Une étonnante enquête est à l’origine de l’exposition ”Kanak” qui se déroule actuellement au musée du Berry, et du catalogue qui en donne tous les détails. Elle a été entreprise en 2014 par Dominique Deyber, commissaire de l’exposition. Après la trouvaille dans les réserves du musée d’une massue à bec d’oiseau provenant de Nouvelle-Calédonie, Dominique Deyber découvre qu’elle fait partie d’une donation de 1882 regroupant plusieurs dizaines d’objets traditionnels kanaks. Une collection offerte à la ville de Bourges par Gervais Bourdinat, un communard né à Bourges en 1831, condamné à la déportation en Nouvelle-Calédonie par un des conseil de guerre créés par le sinistre Thiers.
Ouvrier charpentier-menuisier établi dans la capitale, Gervais Bourdinat s’engage en 1871 dans la Garde nationale pour défendre la Commune de Paris contre les versaillais. On le dit “partisan exalté de la Commune”. Après l’écrasement de l’insurrection, il est condamné au bagne en Nouvelle-Calédonie comme des milliers d’autres communards. Après une traversée éprouvante de 109 jours encagé sur le même bateau que Louise Michel, il est prisonnier sur l’île aux pins durant cinq mois. Puis il est autorisé à s’installer à Nouméa où il reprend son métier de charpentier, re-crée une petite entreprise et fait venir sa femme et son fils. Comme Louise Michel (anticolonialiste avant l’heure qui s’intéresse à la culture des peuples kanaks), Gervais Bourdinat découvre les kanaks. Comment pourrait-il les ignorer puisqu’il les côtoie et qu’ils se sont illustrés par 25 révoltes de 1843 à 1870. C’est à cette époque qu’il commence sa collection. Une collection rare car bien documentée avec pour certains objets traditionnels le nom des chefs kanaks auxquels ils ont appartenus. Toujours citoyen, toujours intéressé par la chose publique, Bourdinat devient conseiller municipal de Nouméa, participe à la modernisation et aux controverses politiques de la ville et devient un notable local. Mais il n’a pas oublié Bourges et fait don de sa collection à sa ville natale, qui le remercie en le nommant membre correspondant de la commission du musée de Bourges.

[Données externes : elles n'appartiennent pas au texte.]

@@ -223,6 +224,52 @@
   }
   assign_tail(p, b, a, ok, ok && total_valid > 0, best < 0.4f, best >= 0.5f, barg, an, KneeDefault{});
   if (blockIdx.x == 0 && threadIdx.x == 0) p.stat[b * SS + 3] = (float)total_valid;
+}
+
+struct PosMapK {
+  unsigned char* map; int nlev, apix;
+  int hw[EFFDET_MAX_SEG], poff[EFFDET_MAX_SEG], pix0[EFFDET_MAX_SEG];
+};
+
+__global__ __launch_bounds__(256) void loss_pos_map_kernel(const LossK p, const PosMapK g) {
+  const int b = blockIdx.y;
+  const int q = blockIdx.x * 256 + threadIdx.x;
+  __shared__ float ann[64 * 5];
+  __shared__ int nvalid_s;
+  const bool ok = q < g.apix;
+  float4 an[9]; float aarea[9], best[9];
+#pragma unroll
+  for (int k = 0; k < 9; ++k) {
+    an[k] = ok ? ((const float4*)p.anchors)[(long long)q * 9 + k] : make_float4(0, 0, 0, 0);
+    aarea[k] = (an[k].z - an[k].x) * (an[k].w - an[k].y);
+    best[k] = -1.0f;
+  }
+  int total_valid = 0;
+  for (int n0 = 0; n0 < p.N; n0 += 64) {
+    __syncthreads();
+    if (threadIdx.x == 0) nvalid_s = compact_chunk(p, b, n0, ann);
+    __syncthreads();
+    const int c = nvalid_s;
+    total_valid += c;
+    if (ok) {
+      for (int j = 0; j < c; ++j) {
+#pragma unroll
+        for (int k = 0; k < 9; ++k) {
+          const float iou = assign_iou(an[k], aarea[k], ann + j * 5);
+          if (iou > best[k]) best[k] = iou;
+        }
+      }
+    }
+  }
+  if (!ok) return;
+  bool pos = false;
+#pragma unroll
+  for (int k = 0; k < 9; ++k) pos = pos || (best[k] >= 0.5f);
+  int l = 0;
+#pragma unroll
+  for (int s = 1; s < EFFDET_MAX_SEG; ++s)
+    if (s < g.nlev && q >= g.poff[s]) l = s;
+  g.map[(long long)g.pix0[l] + (long long)b * g.hw[l] + (q - g.poff[l])] = (pos && total_valid > 0) ? 1 : 0;
 }
 
 __global__ __launch_bounds__(256) void opts_iou_kernel(const LossK p, const OptsK o) {
@@ -887,6 +934,30 @@
   return (long long)carve_loss(k, nullptr, B, A, num_classes);
 }
 
+extern "C" int effdet_positive_pixel_map(const float* anchors, const float* annots, int B, long long A, int N, int nlev, const int* H,
+                                         const int* W, unsigned char* map, effdet_stream_t stream) {
+  if (!anchors || !annots || !map || !H || !W) return EFFDET_EINVAL;
+  if (B < 1 || B > 65535 || N < 1 || nlev < 1 || nlev > EFFDET_MAX_SEG) return EFFDET_EINVAL;
+  PosMapK g{}; g.map = map; g.nlev = nlev;
+  long long apix = 0, P = 0;
+  for (int l = 0; l < nlev; ++l) {
+    if (H[l] < 1 || W[l] < 1) return EFFDET_EINVAL;
+    apix += (long long)H[l] * W[l];
+  }
+  if (A != 9 * apix) return EFFDET_EINVAL;
+  if (apix * B >= 0x40000000LL) return EFFDET_EUNSUPPORTED;
+  g.apix = (int)apix; apix = 0;
+  for (int l = 0; l < nlev; ++l) {
+    const long long hw = (long long)H[l] * W[l];
+    g.hw[l] = (int)hw; g.poff[l] = (int)apix; g.pix0[l] = (int)P;
+    apix += hw; P += hw * B;
+  }
+  const LossK k = loss_args(nullptr, nullptr, anchors, annots, B, A, 0, N);
+  hipLaunchKernelGGL(loss_pos_map_kernel, dim3((unsigned)((apix + 255) / 256), B), dim3(256), 0, (hipStream_t)stream, k, g);
+  EFFDET_CHECK_LAUNCH();
+  return EFFDET_OK;
+}
+
 extern "C" long long effdet_loss_opts_workspace_bytes(int B, long long A, int num_classes, int N) {
   LossK k{}; OptsK o{};
   return (long long)carve_loss_opts(k, o, nullptr, B, A, num_classes, N);
diff --git a/efficientdet/pytorch_amd/efficientdet.py b/efficientdet/pytorch_amd/efficientdet.py
--- a/efficientdet/pytorch_amd/efficientdet.py
+++ b/efficientdet/pytorch_amd/efficientdet.py
@@ -303,7 +303,10 @@
         p = [Map.of(t) for t in args[:5]]
         HP = dict(zip(_HEAD_KEYS, args[5:]))
         levels = [m.H * m.W * 9 for m in p] if matcher is not None else None
-        cls, reg, saved = Fn.head_fwd(p, HP, num_classes, dtype, train)
+        need = None
+        if matcher is None and loss is None and Fn.head_fwd_takes_needed(p, dtype, train):
+            need = ops.needed_tiles(anchors, annots, p[0].B, [(m.H, m.W) for m in p])
+        cls, reg, saved = Fn.head_fwd(p, HP, num_classes, dtype, train, reg_needed=need)
         nc = num_classes
         if train and nc % 4 == 0 and LOSS_FWD_GRAD:
             dld = (9 * nc + 63) // 64 * 64
diff --git a/efficientdet/pytorch_amd/functional.py b/efficientdet/pytorch_amd/functional.py
--- a/efficientdet/pytorch_amd/functional.py
+++ b/efficientdet/pytorch_amd/functional.py
@@ -391,6 +391,7 @@
 HEAD_PAIR_TOWERS = os.environ.get('EFFDET_HEAD_PAIR_TOWERS', '1') == '1'
 HEAD_SPLIT = os.environ.get('EFFDET_HEAD_SPLIT', '1') == '1'
 HEAD_SPARSE_REG = os.environ.get('EFFDET_HEAD_SPARSE_REG', '1') == '1'
+HEAD_SPARSE_REG_FWD = os.environ.get('EFFDET_HEAD_SPARSE_REG_FWD', '1') == '1'
 _split_ok = {}
 
 
@@ -416,14 +417,30 @@
     return HEAD_SPLIT and dtype == torch.float32 and ops.F32_ARITH == 'f32' and ops.F32_ARITH_HEAD == 'f16x3' and Wc % 32 == 0
 
 
-def head_fwd(p, HP, num_classes, dtype, train):
+def _head_forms(B, sizes, Wc, dtype, train):
+    split = head_uses_split(B, sizes, Wc, dtype)
+    split_bwd = (not split) and train and ops.F32_ARITH_BWD == 'bf16x3' and head_uses_split(B, sizes, Wc, dtype, 'bf16x3')
+    hs = (not split) and head_uses_f16x3(Wc, dtype) and (split_bwd or not train)
+    return split, split_bwd, hs
+
+
+def head_fwd_takes_needed(p, dtype, train):
+    _, split_bwd, hs = _head_forms(p[0].B, [(m.H, m.W) for m in p], p[0].C, dtype, train)
+    return bool(HEAD_SPARSE_REG_FWD and train and hs and split_bwd)
+
+
+def head_fwd(p, HP, num_classes, dtype, train, reg_needed=None):
     dev = p[0].t.device
     B, Wc = p[0].B, p[0].C
     sizes = [(m.H, m.W) for m in p]
     A = sum(h * w for (h, w) in sizes) * 9
-    split = head_uses_split(B, sizes, Wc, dtype)
-    split_bwd = (not split) and train and ops.F32_ARITH_BWD == 'bf16x3' and head_uses_split(B, sizes, Wc, dtype, 'bf16x3')
-    hs = (not split) and head_uses_f16x3(Wc, dtype) and (split_bwd or not train)
+    split, split_bwd, hs = _head_forms(B, sizes, Wc, dtype, train)
+    if not (hs and split_bwd):
+        reg_needed = None
+    ntile = sum((B * h * w + 127) // 128 for (h, w) in sizes)
+
+    def need(r):
+        return reg_needed[r] if reg_needed is not None else None
     pin, pin_h = p, None
     if split or split_bwd or hs:
         pin, pin_h = _pyramid_to_split(p, B, sizes, Wc, dtype, dev, bf=split or split_bwd, h=hs)
@@ -440,7 +457,7 @@
             _, nxt = pyramid_alloc(B, sizes, 256, dtype, dev)
             nxs = pyramid_alloc(B, sizes, 256, dtype, dev)[1] if split_bwd else None
             ops.conv2d(cur, ops.pack_weight(w, dtype, x3=split, h3=hs), nxt, Cin=w.shape[1], Cout=256, KH=3, KW=3, pad_t=1, pad_l=1,
-                       shift=b, act=ACT_RELU, split=split, ysplit=nxs, hsplit=hs)
+                       shift=b, act=ACT_RELU, split=split, ysplit=nxs, hsplit=hs, needed=need(4 - t) if tower == 'reg' else None)
             acts[tower].append(nxs if split_bwd else nxt); cur = nxt
         if tower == 'cls':
             ops.conv2d(cur, ops.pack_weight(HP['retina_cls.weight'], dtype, x3=split, h3=hs), head_out_maps(cls, B, sizes, num_classes),
@@ -448,7 +465,8 @@
                        act=ACT_SIGMOID, out_f32=True, split=split, hsplit=hs)
         else:
             ops.conv2d(cur, ops.pack_weight(HP['retina_reg.weight'], dtype, x3=split, h3=hs), head_out_maps(reg, B, sizes, 4),
-                       Cin=256, Cout=36, KH=3, KW=3, pad_t=1, pad_l=1, shift=HP['retina_reg.bias'], out_f32=True, split=split, hsplit=hs)
+                       Cin=256, Cout=36, KH=3, KW=3, pad_t=1, pad_l=1, shift=HP['retina_reg.bias'], out_f32=True, split=split, hsplit=hs,
+                       needed=need(0))
     paired = hs and HEAD_PAIR_TOWERS
     if paired:
         cur = {'cls': pin_h, 'reg': pin_h}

Je vous conseille la lecture du catalogue de l’exposition qui retrace la vie oubliée de Gervais Bourdinat et le contexte historique. Cette vie qui, avec ses nombreux détails, témoigne de la ”petite Histoire” est en réalité un voyage dans la ”Grande Histoire”. L’ouvrage est abondamment illustré de documents de l’époque, la plupart rares ou inédits, en couleurs et en noir et blanc.

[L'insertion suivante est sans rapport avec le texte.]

# eriklindernoren/PyTorch-GAN

Hardware: NVIDIA H100
Metric: DCGAN 64x64 images/sec (full G+D step) (higher is better)
Workload: dtype tf32 (fp32 storage, fp32 accumulate)

## Files before the change

include/b200gan.h:

```cpp
#ifndef B200GAN_H
#define B200GAN_H

#include <stddef.h>
#include <stdint.h>

#ifdef __cplusplus
extern "C" {
#endif

#define B200GAN_VERSION 100

enum {
  B200GAN_OK = 0,
  B200GAN_E_UNSUPPORTED = -1,
  B200GAN_E_BAD_ARG = -2,
  B200GAN_E_CUDA = -3,
  B200GAN_E_ARCH = -4
};

enum { B200GAN_ACT_NONE = 0, B200GAN_ACT_LRELU = 1, B200GAN_ACT_RELU = 2, B200GAN_ACT_TANH = 3,
       B200GAN_ACT_SIGMOID = 4 };

enum { B200GAN_ALGO_AUTO = 0,
       B200GAN_ALGO_SIMT = 1,
       B200GAN_ALGO_TC = 2 };

enum { B200GAN_PAD_ZERO = 0, B200GAN_PAD_REFLECT = 1 };

enum {
  B200GAN_PACK_SIMT_FPROP = 0,
  B200GAN_PACK_SIMT_DGRAD = 1,
  B200GAN_PACK_TC_FPROP = 2,
  B200GAN_PACK_TC_DGRAD = 3,
  B200GAN_PACK_TC_FPROP_UP2 = 4,
  B200GAN_PACK_TC_DGRAD_UP2 = 5
};

typedef struct b200gan_conv_geom {
  int32_t N, H, W, C;
  int32_t K;
  int32_t R, S;
  int32_t stride;
  int32_t pad_t, pad_l, pad_b, pad_r;
  int32_t pad_mode;
  int32_t up;
  int32_t transposed;
  int32_t P, Q;
} b200gan_conv_geom;

typedef struct b200gan_epilogue {
  const float *bias;
  int32_t act;
  float slope;
  const float *chan_scale;
  double *stats;
  int32_t stats_per_sample;
  int32_t round_tf32;
} b200gan_epilogue;

int b200gan_version(void);
const char *b200gan_last_error(void);
int b200gan_check_device(void);

size_t b200gan_packed_weight_floats(const b200gan_conv_geom *g, int pack);
int b200gan_pack_weights(const b200gan_conv_geom *g, int pack, const float *w, float *packed,
                         void *stream);

typedef struct b200gan_pack_job {
  const float *w;
  float *packed;
  b200gan_conv_geom geom;
  int32_t pack;
} b200gan_pack_job;
int b200gan_pack_weights_multi(const b200gan_pack_job *jobs, int32_t count, void *stream);

int b200gan_conv2d_supported(const b200gan_conv_geom *g, int pass, int algo);

int b200gan_conv2d_fprop(const b200gan_conv_geom *g, const b200gan_epilogue *ep, const float *x,
                         const float *packed, float *y, int algo, void *stream);

size_t b200gan_conv2d_dgrad_workspace_floats(const b200gan_conv_geom *g, int algo);
int b200gan_conv2d_dgrad(const b200gan_conv_geom *g, const float *dy, const float *packed,
                         float *dx, float *workspace, int algo, void *stream);

size_t b200gan_conv2d_wgrad_workspace_floats(const b200gan_conv_geom *g, int algo);
int b200gan_conv2d_wgrad(const b200gan_conv_geom *g, const float *x, const float *dy, float *dw,
                         float *db, float *workspace, int algo, void *stream);
int b200gan_conv2d_wgrad_fused_bias(const b200gan_conv_geom *g, const float *x, const float *dy, float *dw,
                                    float *db, float *workspace, int algo, void *stream);

int b200gan_epilogue_bwd(const float *dy, const float *y, const float *chan_scale, int32_t act,
                         float slope, int64_t n, int32_t K, int64_t PQ, int32_t round_tf32,
                         float *dz, void *stream);

int b200gan_bias_grad(const float *dy, const float *y, const float *chan_scale, int32_t act, float slope,
                      int64_t rows, int32_t K, int64_t PQ, float *db, void *stream);

typedef struct b200gan_norm_desc {
  int32_t N, HW, C;
  int32_t per_sample;
  float eps;
  float momentum;
  int32_t act;
  float slope;
  int32_t round_tf32;
} b200gan_norm_desc;

int b200gan_norm_stats(const b200gan_norm_desc *d, const float *x, double *stats, void *stream);
int b200gan_norm_finalize(const b200gan_norm_desc *d, double *stats, const float *gamma,
                          const float *beta, float *mean_rstd, float *scale_shift,
                          float *running_mean, float *running_var, int64_t *num_batches_tracked,
                          void *stream);
int b200gan_norm_apply(const b200gan_norm_desc *d, const float *x, const float *scale_shift,
                       float *y, void *stream);
int b200gan_norm_bwd(const b200gan_norm_desc *d, const float *dy, const float *x, const float *y,
                     const float *mean_rstd, const float *scale_shift, const float *gamma, double *sums, float *dx,
                     float *dgamma_dbeta, void *stream);
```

Les kanaks sont présents en Nouvelle Calédonie depuis 1500 ans avant notre ère. Emmanuel Kasarhérou, président du musée du Quai Branly (musée des Arts et Civilisations d'Afrique, d'Asie, d'Océanie et des Amériques), et conseiller scientifique de l’exposition de Bourges, a écrit plusieurs pages du catalogue. Elles constituent un complément essentiel de l’enquête de Dominique Deyber en résumant l’histoire et la culture des kanaks et la colonisation brutale de la Nouvelle Calédonie. Elles situent la collection dans le cadre de l'Inventaire du patrimoine kanak dispersé dont l'objectif est de réaliser un inventaire raisonné des œuvres du patrimoine kanak détenues dans les musées. À l'heure actuelle, 17 000 objets qui appartiennent à la culture kanak, ont été recensés dans 110 musées internationaux.
> Illustrations. En haut : le catalogue de l’exposition. En dessous, l’Orne qui transporta Bourdinat en Nouvelle Calédonie. En bas, un communard déporté, illustration du journal de l’Ile des pins réalisé par les prisonniers - 1879.
> "Kanak, enquête sur une collection”. Catalogue de l’exposition édité par les musées de Bourges. 50 pages, format 21X27 centimètres. Prix 11 euros.
> "Kanak, enquête sur une collection" - jusqu’au 11 janvier 2021 - Musée du Berry, 4 rue des Arènes 18000 Bourges - Tous les jours de 10h à 12h et de 14h à 18h, le dimanche de 14h à 18h. Fermé le mardi - Tarif 4 euros.
> Lire dans gilblog : Le don singulier du communard berruyer Gervais Bourdinat à sa ville natale. >>> Lien.
> La notice biographique de Gervais Bourdinat et celle de son frère Jean, figurent dans le livre ”La Commune et les communards du Cher”, en vente à La Poterne, Cultura, l’Antidote, etc…
> L’association des Amis berrichons de la Commune, qui a apporté son concours à la préparation de cette exposition, bien que non citée, est remerciée par le nom de ses contributeurs. Un geste que les Amis de la Commune ont apprécié.